Isuien is located in Nara, several miles to the southeast of Kyoto and the site of the capital for several decades prior to 794. The garden lies just southwest of the great Todaiji temple and is actually two separate gardens. The small lower or western garden is built around a pond with two islands representing the crane and turtle, the classic symbols of longevity. It was built in the early Edo period around the 1670's by Kiyosumi Michikiyo, a wealthy textile merchant who managed to escape the sumptuary laws.

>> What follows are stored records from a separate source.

template <int SS>
__global__ __launch_bounds__(NTHR, 1) void spt3_kernel(const SptParams p) {
    constexpr int RLIVE = SJ * SS;
    constexpr int MTS = (RLIVE + 15) / 16;
    constexpr int NT = (MTS + 3) / 4;
    extern __shared__ __attribute__((aligned(16))) float smem[];
    float* X = smem;
    float* Kb = smem + ROWS * XS;
    float* Vb = Kb + KV_F;
    float* ATT = Vb + KV_F;
    float* HID = Kb + SPT3_HID_OFF;
    char* S_W = reinterpret_cast<char*>(ATT + ROWS * ATS);
    float* S_PAR = reinterpret_cast<float*>(S_W + 8 * 1024);
    char* R_F1 = reinterpret_cast<char*>(Kb);
    char* R_Q = reinterpret_cast<char*>(ATT) + SPT3_Q_OFF;

    const int tid = threadIdx.x, lane = tid & 63;
    const int wave = __builtin_amdgcn_readfirstlane(tid >> 6);
    const int li = lane & 15, kq = lane >> 4;
    auto phase_sync = [&]() {
        asm volatile("s_waitcnt vmcnt(0)" ::: "memory");
        __syncthreads();
    };
    const int hg = wave & 1, part = wave >> 1;
    const int view = blockIdx.x % p.V;
    const int b0 = (blockIdx.x / p.V) * SS;
    const int sl = li % SS;
    const mpl_spt_set set = p.sets[(p.flags & MPL_F_MULTI_SPT) ? view : 0];
    const float* pose = p.poses[view];
    const float* ray = p.rays[view];
    const float* cen = p.centers[view];

    auto stage_w = [&](char* dst, const unsigned short* pack, int byte_off, int n_pieces) {
        const unsigned l0 = (unsigned)(uintptr_t)(__attribute__((address_space(3))) char*)dst;
        for (int i = wave; i < n_pieces; i += NWAVE)
            ::mpl::dma16(reinterpret_cast<const float*>(reinterpret_cast<const char*>(pack) + byte_off + i * 1024) + lane * 4,
                         l0 + (unsigned)(i * 1024));
    };
    auto load_par = [&](const mpl_block_weights& b) -> float4 {
        if (tid >= SPT3_NPAR / 4) return float4{0.f, 0.f, 0.f, 0.f};
        return ld4(G(reinterpret_cast<const float*>(reinterpret_cast<const char*>(b.qkv_w3) + SPT_PACK_VEC)) + 4 * tid);
    };
    auto store_par = [&](int app_of, const float4& v) {
        if (tid < SPT3_NPAR / 4) st4(S_PAR + (app_of & 1) * SPT3_NPAR + 4 * tid, v);
    };
    mpl_block_weights bw;
    if (p.n_apps > 0) {
        bw = set.blocks[p.sched[0] & 0x7f];
        stage_w(R_Q, bw.qkv_w3, SPT_PACK_QKV, 12);
    }
    const float4 par0 = p.n_apps > 0 ? load_par(bw) : float4{0.f, 0.f, 0.f, 0.f};
    spt_embed<true, SS>(p, set, X, tid, b0, pose, ray, cen, SS, MTS * 16);
    store_par(0, par0);
    phase_sync();

    auto load_w = [&](const char* region, int unit, sf16x8 (&w)[2]) {
        const sf16x8* g = reinterpret_cast<const sf16x8*>(region) + (size_t)unit * 2 * 64 + lane;
        w[0] = g[0];
        w[1] = g[64];
    };
    auto ln_frag = [&](int m, sf16x8& ah, sf16x8& al) {
        const float* xr = X + (m * 16 + li) * XS + 8 * kq;
        float4 x0 = ::mpl::ld4(xr), x1 = ::mpl::ld4(xr + 4);
        float sm = ((x0.x + x0.y) + (x0.z + x0.w)) + ((x1.x + x1.y) + (x1.z + x1.w));
        sm = ::mpl::xor32_add(::mpl::xor16_add(sm));
        const float mean = sm * (1.0f / 32.0f);
        x0.x -= mean; x0.y -= mean; x0.z -= mean; x0.w -= mean;
        x1.x -= mean; x1.y -= mean; x1.z -= mean; x1.w -= mean;
        float ss = ((x0.x * x0.x + x0.y * x0.y) + (x0.z * x0.z + x0.w * x0.w)) +
                   ((x1.x * x1.x + x1.y * x1.y) + (x1.z * x1.z + x1.w * x1.w));
        ss = ::mpl::xor32_add(::mpl::xor16_add(ss));
        const float rs = __builtin_amdgcn_rsqf(ss * (1.0f / 32.0f) + 1e-6f) * SPT_SA;
        const float y[8] = {x0.x * rs, x0.y * rs, x0.z * rs, x0.w * rs, x1.x * rs, x1.y * rs, x1.z * rs, x1.w * rs};
        spt_split2(y, ah, al);
    };
    auto raw_frag = [&](const float* rowp, sf16x8& ah, sf16x8& al) {
        const float4 x0 = ::mpl::ld4(rowp), x1 = ::mpl::ld4(rowp + 4);
        const float y[8] = {x0.x, x0.y, x0.z, x0.w, x1.x, x1.y, x1.z, x1.w};
        spt_split2(y, ah, al);
    };

    for (int app = 0; app < p.n_apps; ++app) {
        const bool weighted = (p.sched[app] & 0x80) != 0;
        bw = set.blocks[p.sched[app] & 0x7f];
        const unsigned short* pack = bw.qkv_w3;
        const float* par = S_PAR + (app & 1) * SPT3_NPAR;
        stage_w(S_W, pack, SPT_PACK_PROJ, 4);
        {
            sf16x8 wq[3][2];
            float4 bq[3], sq[3];
#pragma unroll
            for (int c = 0; c < 3; ++c) {
                load_w(R_Q, 2 * c + hg, wq[c]);
                bq[c] = ::mpl::ld4(par + SPT_C_QKV + 32 * c + 16 * hg + 4 * kq);
                sq[c] = ::mpl::ld4(par + SPT_NCOL + SPT_C_QKV + 32 * c + 16 * hg + 4 * kq);
            }
            float4 q[NT];
#pragma unroll
            for (int t = 0; t < NT; ++t) {
                q[t] = float4{0.f, 0.f, 0.f, 0.f};
                if (part + 4 * t < MTS && !(p.abl & 8)) {
                    const int m = part + 4 * t;
                    const int j = (16 * m + li) / SS;
                    const bool live = 16 * m + li < RLIVE;
                    sf16x8 ah, al;
                    ln_frag(m, ah, al);
                    const f32x4 z = {0.f, 0.f, 0.f, 0.f};
                    const f32x4 cq = mfma3(wq[0], ah, al, z), ck = mfma3(wq[1], ah, al, z), cv = mfma3(wq[2], ah, al, z);
                    q[t] = float4{fmaf(cq[0], sq[0].x, bq[0].x), fmaf(cq[1], sq[0].y, bq[0].y), fmaf(cq[2], sq[0].z, bq[0].z),
                                  fmaf(cq[3], sq[0].w, bq[0].w)};
                    const int h = 4 * hg + kq;
                    const float kx = fmaf(ck[0], sq[1].x, bq[1].x), ky = fmaf(ck[1], sq[1].y, bq[1].y);
                    const float kz = fmaf(ck[2], sq[1].z, bq[1].z), kw = fmaf(ck[3], sq[1].w, bq[1].w);
                    if (live && j < SJ - 1) {
                        float* kp = Kb + ((((j >> 1) * 2) * SH + h) * SS + sl) * 4 + (j & 1);
                        kp[0] = kx;
                        kp[2] = ky;
                        kp[SH * SS * 4] = kz;
                        kp[SH * SS * 4 + 2] = kw;
                    } else if (live) {
                        st4(Kb + (SJ - 1) * SH * SS * 4 + (h * SS + sl) * 4, float4{kx, ky, kz, kw});
                    }
                    if (live)
                        st4(Vb + ((j * SH + h) * SS + sl) * 4, float4{fmaf(cv[0], sq[2].x, bq[2].x), fmaf(cv[1], sq[2].y, bq[2].y),
                                                                       fmaf(cv[2], sq[2].z, bq[2].z), fmaf(cv[3], sq[2].w, bq[2].w)});
                }
            }
            phase_sync();
            if (!(p.abl & 1)) {
                const int h = 4 * hg + kq;
                float sc[NT][SJ];
#pragma unroll
                for (int jp = 0; jp < SJ / 2; ++jp) {
                    const float4 k01 = ::mpl::ld4(Kb + (((jp * 2) * SH + h) * SS + sl) * 4);
                    const float4 k23 = ::mpl::ld4(Kb + (((jp * 2 + 1) * SH + h) * SS + sl) * 4);
                    const f32x2 kx = {k01.x, k01.y}, ky = {k01.z, k01.w}, kz = {k23.x, k23.y}, kw = {k23.z, k23.w};
#pragma unroll
                    for (int t = 0; t < NT; ++t) {
                        const f32x2 qx = {q[t].x, q[t].x}, qy = {q[t].y, q[t].y}, qz = {q[t].z, q[t].z}, qw = {q[t].w, q[t].w};
                        f32x2 s2 = qx * kx;
                        s2 = __builtin_elementwise_fma(qy, ky, s2);
                        s2 = __builtin_elementwise_fma(qz, kz, s2);
                        s2 = __builtin_elementwise_fma(qw, kw, s2);
                        sc[t][2 * jp] = s2[0];
                        sc[t][2 * jp + 1] = s2[1];
                    }
                }
                {
                    const float4 k = ::mpl::ld4(Kb + (SJ - 1) * SH * SS * 4 + (h * SS + sl) * 4);
#pragma unroll
                    for (int t = 0; t < NT; ++t)
                        sc[t][SJ - 1] = fmaf(q[t].w, k.w, fmaf(q[t].z, k.z, fmaf(q[t].y, k.y, q[t].x * k.x)));
                }
                const float s_att = par[2 * SPT_NCOL];
                float inv[NT];
#pragma unroll
                for (int t = 0; t < NT; ++t) {
                    float mx = sc[t][0];
#pragma unroll
                    for (int j = 1; j < SJ; ++j) mx = fmaxf(mx, sc[t][j]);
                    float l = 0.f;
#pragma unroll
                    for (int j = 0; j < SJ; ++j) {
                        sc[t][j] = __builtin_amdgcn_exp2f(sc[t][j] - mx);
                        l += sc[t][j];
                    }
                    inv[t] = __builtin_amdgcn_rcpf(l) * s_att;
                    if (weighted) {
                        const int b = b0 + sl, r = 16 * (part + 4 * t) + li;
                        inv[t] *= (b < p.B && r < RLIVE) ? pose[((size_t)b * SJ + r / SS) * 3 + 2] : 0.f;
                    }
                }
                float4 o[NT];
#pragma unroll
                for (int t = 0; t < NT; ++t) o[t] = float4{0.f, 0.f, 0.f, 0.f};
#pragma unroll
                for (int j = 0; j < SJ; ++j) {
                    const float4 v = ::mpl::ld4(Vb + ((j * SH + h) * SS + sl) * 4);
#pragma unroll
                    for (int t = 0; t < NT; ++t) {
                        const float pj = sc[t][j];
                        o[t].x = fmaf(pj, v.x, o[t].x);
                        o[t].y = fmaf(pj, v.y, o[t].y);
                        o[t].z = fmaf(pj, v.z, o[t].z);
                        o[t].w = fmaf(pj, v.w, o[t].w);
                    }
                }
#pragma unroll
                for (int t = 0; t < NT; ++t) {
                    o[t] = float4{o[t].x * inv[t], o[t].y * inv[t], o[t].z * inv[t], o[t].w * inv[t]};
                    if (weighted) {
                        const float big = fmaxf(fmaxf(fabsf(o[t].x), fabsf(o[t].y)), fmaxf(fabsf(o[t].z), fabsf(o[t].w)));
                        if (!(big <= 65000.f)) {
                            const float qn = __builtin_nanf("");
                            o[t] = float4{qn, qn, qn, qn};
                            if (p.err_host) __hip_atomic_fetch_or(p.err_host, 2u, __ATOMIC_RELAXED, __HIP_MEMORY_SCOPE_SYSTEM);
                        }
                    }
                }
#pragma unroll
                for (int t = 0; t < NT; ++t)
                    if (part + 4 * t < MTS) st4(ATT + ((part + 4 * t) * 16 + li) * ATS + 4 * h, o[t]);
            }
        }
        phase_sync();
        {
            stage_w(R_F1, pack, SPT_PACK_FC1, 8);
            sf16x8 wp[2][2];
            float4 bp[2], sp[2];
#pragma unroll
            for (int n = 0; n < 2; ++n) {
                load_w(S_W, n, wp[n]);
                bp[n] = ::mpl::ld4(par + SPT_C_PROJ + 16 * n + 4 * kq);
                sp[n] = ::mpl::ld4(par + SPT_NCOL + SPT_C_PROJ + 16 * n + 4 * kq);
            }
            const int lo = (MTS * 2 * wave) / NWAVE, hi = (MTS * 2 * (wave + 1)) / NWAVE;
            for (int m = lo >> 1; m <= ((hi - 1) >> 1) && !(p.abl & 32); ++m) {
                sf16x8 ah, al;
                raw_frag(ATT + (m * 16 + li) * ATS + 8 * kq, ah, al);
#pragma unroll
                for (int n = 0; n < 2; ++n) {
                    const int u = 2 * m + n;
                    if (u < lo || u >= hi) continue;
                    const f32x4 c = mfma3(wp[n], ah, al, f32x4{0.f, 0.f, 0.f, 0.f});
                    float* xd = X + (m * 16 + li) * XS + 16 * n + 4 * kq;
                    const float4 x = ::mpl::ld4(xd);
                    st4(xd, float4{x.x + fmaf(c[0], sp[n].x, bp[n].x), x.y + fmaf(c[1], sp[n].y, bp[n].y),
                                   x.z + fmaf(c[2], sp[n].z, bp[n].z), x.w + fmaf(c[3], sp[n].w, bp[n].w)});
                }
            }
        }
        phase_sync();
        {
            stage_w(S_W, pack, SPT_PACK_FC2, 8);
            sf16x8 w1[4][2];
            float4 b1[4], s1[4];
#pragma unroll
            for (int n = 0; n < 4; ++n) {
                load_w(R_F1, n, w1[n]);
                b1[n] = ::mpl::ld4(par + SPT_C_FC1 + 16 * n + 4 * kq);
                s1[n] = ::mpl::ld4(par + SPT_NCOL + SPT_C_FC1 + 16 * n + 4 * kq);
            }
            const float hs = par[2 * SPT_NCOL + 1];
            const int lo = (MTS * 4 * wave) / NWAVE, hi = (MTS * 4 * (wave + 1)) / NWAVE;
            for (int m = lo >> 2; m <= ((hi - 1) >> 2) && !(p.abl & 64); ++m) {
                sf16x8 ah, al;
                ln_frag(m, ah, al);
#pragma unroll
                for (int n = 0; n < 4; ++n) {
                    const int u = 4 * m + n;
                    if (u < lo || u >= hi) continue;
                    const f32x4 c = mfma3(w1[n], ah, al, f32x4{0.f, 0.f, 0.f, 0.f});
                    st4(HID + (m * 16 + li) * HS + 16 * n + 4 * kq,
                        float4{gelu_as_scaled(fmaf(c[0], s1[n].x, b1[n].x), hs), gelu_as_scaled(fmaf(c[1], s1[n].y, b1[n].y), hs),
                               gelu_as_scaled(fmaf(c[2], s1[n].z, b1[n].z), hs), gelu_as_scaled(fmaf(c[3], s1[n].w, b1[n].w), hs)});
                }
            }
        }
        phase_sync();
        {
            float4 parn = float4{0.f, 0.f, 0.f, 0.f};
            if (app + 1 < p.n_apps) {
                const mpl_block_weights bn = set.blocks[p.sched[app + 1] & 0x7f];
                stage_w(R_Q, bn.qkv_w3, SPT_PACK_QKV, 12);
                parn = load_par(bn);
            }
            sf16x8 w2[2][2][2];
            float4 b2[2], s2[2];
#pragma unroll
            for (int n = 0; n < 2; ++n) {
                load_w(S_W, 2 * n, w2[n][0]);
                load_w(S_W, 2 * n + 1, w2[n][1]);
                b2[n] = ::mpl::ld4(par + SPT_C_FC2 + 16 * n + 4 * kq);
                s2[n] = ::mpl::ld4(par + SPT_NCOL + SPT_C_FC2 + 16 * n + 4 * kq);
            }
            const int lo = (MTS * 2 * wave) / NWAVE, hi = (MTS * 2 * (wave + 1)) / NWAVE;
            for (int m = lo >> 1; m <= ((hi - 1) >> 1) && !(p.abl & 128); ++m) {
                sf16x8 ah0, al0, ah1, al1;
                raw_frag(HID + (m * 16 + li) * HS + 8 * kq, ah0, al0);
                raw_frag(HID + (m * 16 + li) * HS + 32 + 8 * kq, ah1, al1);
#pragma unroll
                for (int n = 0; n < 2; ++n) {
                    const int u = 2 * m + n;
                    if (u < lo || u >= hi) continue;
                    f32x4 c = mfma3(w2[n][0], ah0, al0, f32x4{0.f, 0.f, 0.f, 0.f});
                    c = mfma3(w2[n][1], ah1, al1, c);
                    float* xd = X + (m * 16 + li) * XS + 16 * n + 4 * kq;
                    const float4 x = ::mpl::ld4(xd);
                    st4(xd, float4{x.x + fmaf(c[0], s2[n].x, b2[n].x), x.y + fmaf(c[1], s2[n].y, b2[n].y),
                                   x.z + fmaf(c[2], s2[n].z, b2[n].z), x.w + fmaf(c[3], s2[n].w, b2[n].w)});
                }
            }
            if (app + 1 < p.n_apps) store_par(app + 1, parn);
        }
        phase_sync();
    }
    spt_epilogue<true, SS>(p, X, tid, view, b0, pose, ray, cen, SS, MTS * 16);
}

__device__ __forceinline__ void d32_ln_split(const float4& a0, const float4& a1, sf16x8& ah, sf16x8& al) {
    float4 x0 = a0, x1 = a1;
    float sm = ((x0.x + x0.y) + (x0.z + x0.w)) + ((x1.x + x1.y) + (x1.z + x1.w));
    sm = xor32_add(xor16_add(sm));
    const float mean = sm * (1.0f / 32.0f);
    x0.x -= mean; x0.y -= mean; x0.z -= mean; x0.w -= mean;
    x1.x -= mean; x1.y -= mean; x1.z -= mean; x1.w -= mean;
    float ss = ((x0.x * x0.x + x0.y * x0.y) + (x0.z * x0.z + x0.w * x0.w)) + ((x1.x * x1.x + x1.y * x1.y) + (x1.z * x1.z + x1.w * x1.w));
    ss = xor32_add(xor16_add(ss));
    const float rs = __builtin_amdgcn_rsqf(ss * (1.0f / 32.0f) + 1e-6f) * SPT_SA;
    const float y[8] = {x0.x * rs, x0.y * rs, x0.z * rs, x0.w * rs, x1.x * rs, x1.y * rs, x1.z * rs, x1.w * rs};
    spt_split2(y, ah, al);
}
__device__ __forceinline__ void d32_load_w(const char* pack, int unit, int lane, sf16x8 (&w)[2]) {
    const sf16x8* g = reinterpret_cast<const sf16x8*>(pack) + (size_t)unit * 2 * 64 + lane;
    w[0] = g[0];
    w[1] = g[64];
}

Momentos of Kiyosumi's trade make an appearance in the larger, eastern garden built by Tojiro Seki, another Nara merchant in the early 1890's. This so-called rear or upper garden was probably designed by Horitoku, a garden architect patronized by the Ura Senke school of Tea. Another retainer of the Ura Senke school, the carpenter, Kimura Seibei, was commissioned to build Hyoshintei, the pavilion on the west side of the pond.
The pond in the eastern garden inscribes the Chinese character for "water" and contains a small island, reached by the millstones mentioned above. The basic layout is a stroll garden with some artificial hills, three-tiered waterfall and minimal rockwork, much being replaced by topiaried azaleas as was common throughout the Meiji period.
This garden is another excellent example of scenery external to the garden being capture alive. The shakkei here, intended for a viewer near the Hyoshintei pavilion captures the three hills of Nara, Wakakusa, Kasuga and Mikusa, which are foregrounded by the upper part of the South Gate of Todaiji. The capture is effected by the nearby woods of Himuro Shrine, framing the view and trimming out the intervening ground plane.
The two larger gardens on east and west are separated by a much more modestly scaled tea garden with two pavilions at either end connected by a path of stepping stones.
Itoh Teiji. Space and Illusion. Tokyo: Weatherhill, 1973, p. 43.
Mori Osamu. Teien Shohakka. Tokyo: Tokyo-do, 1993, p. 319-320.
Nietschke, Gunter. Japanese Gardens: Right angle and natural form. Cologne: Taschen, 1993, p. 220-221.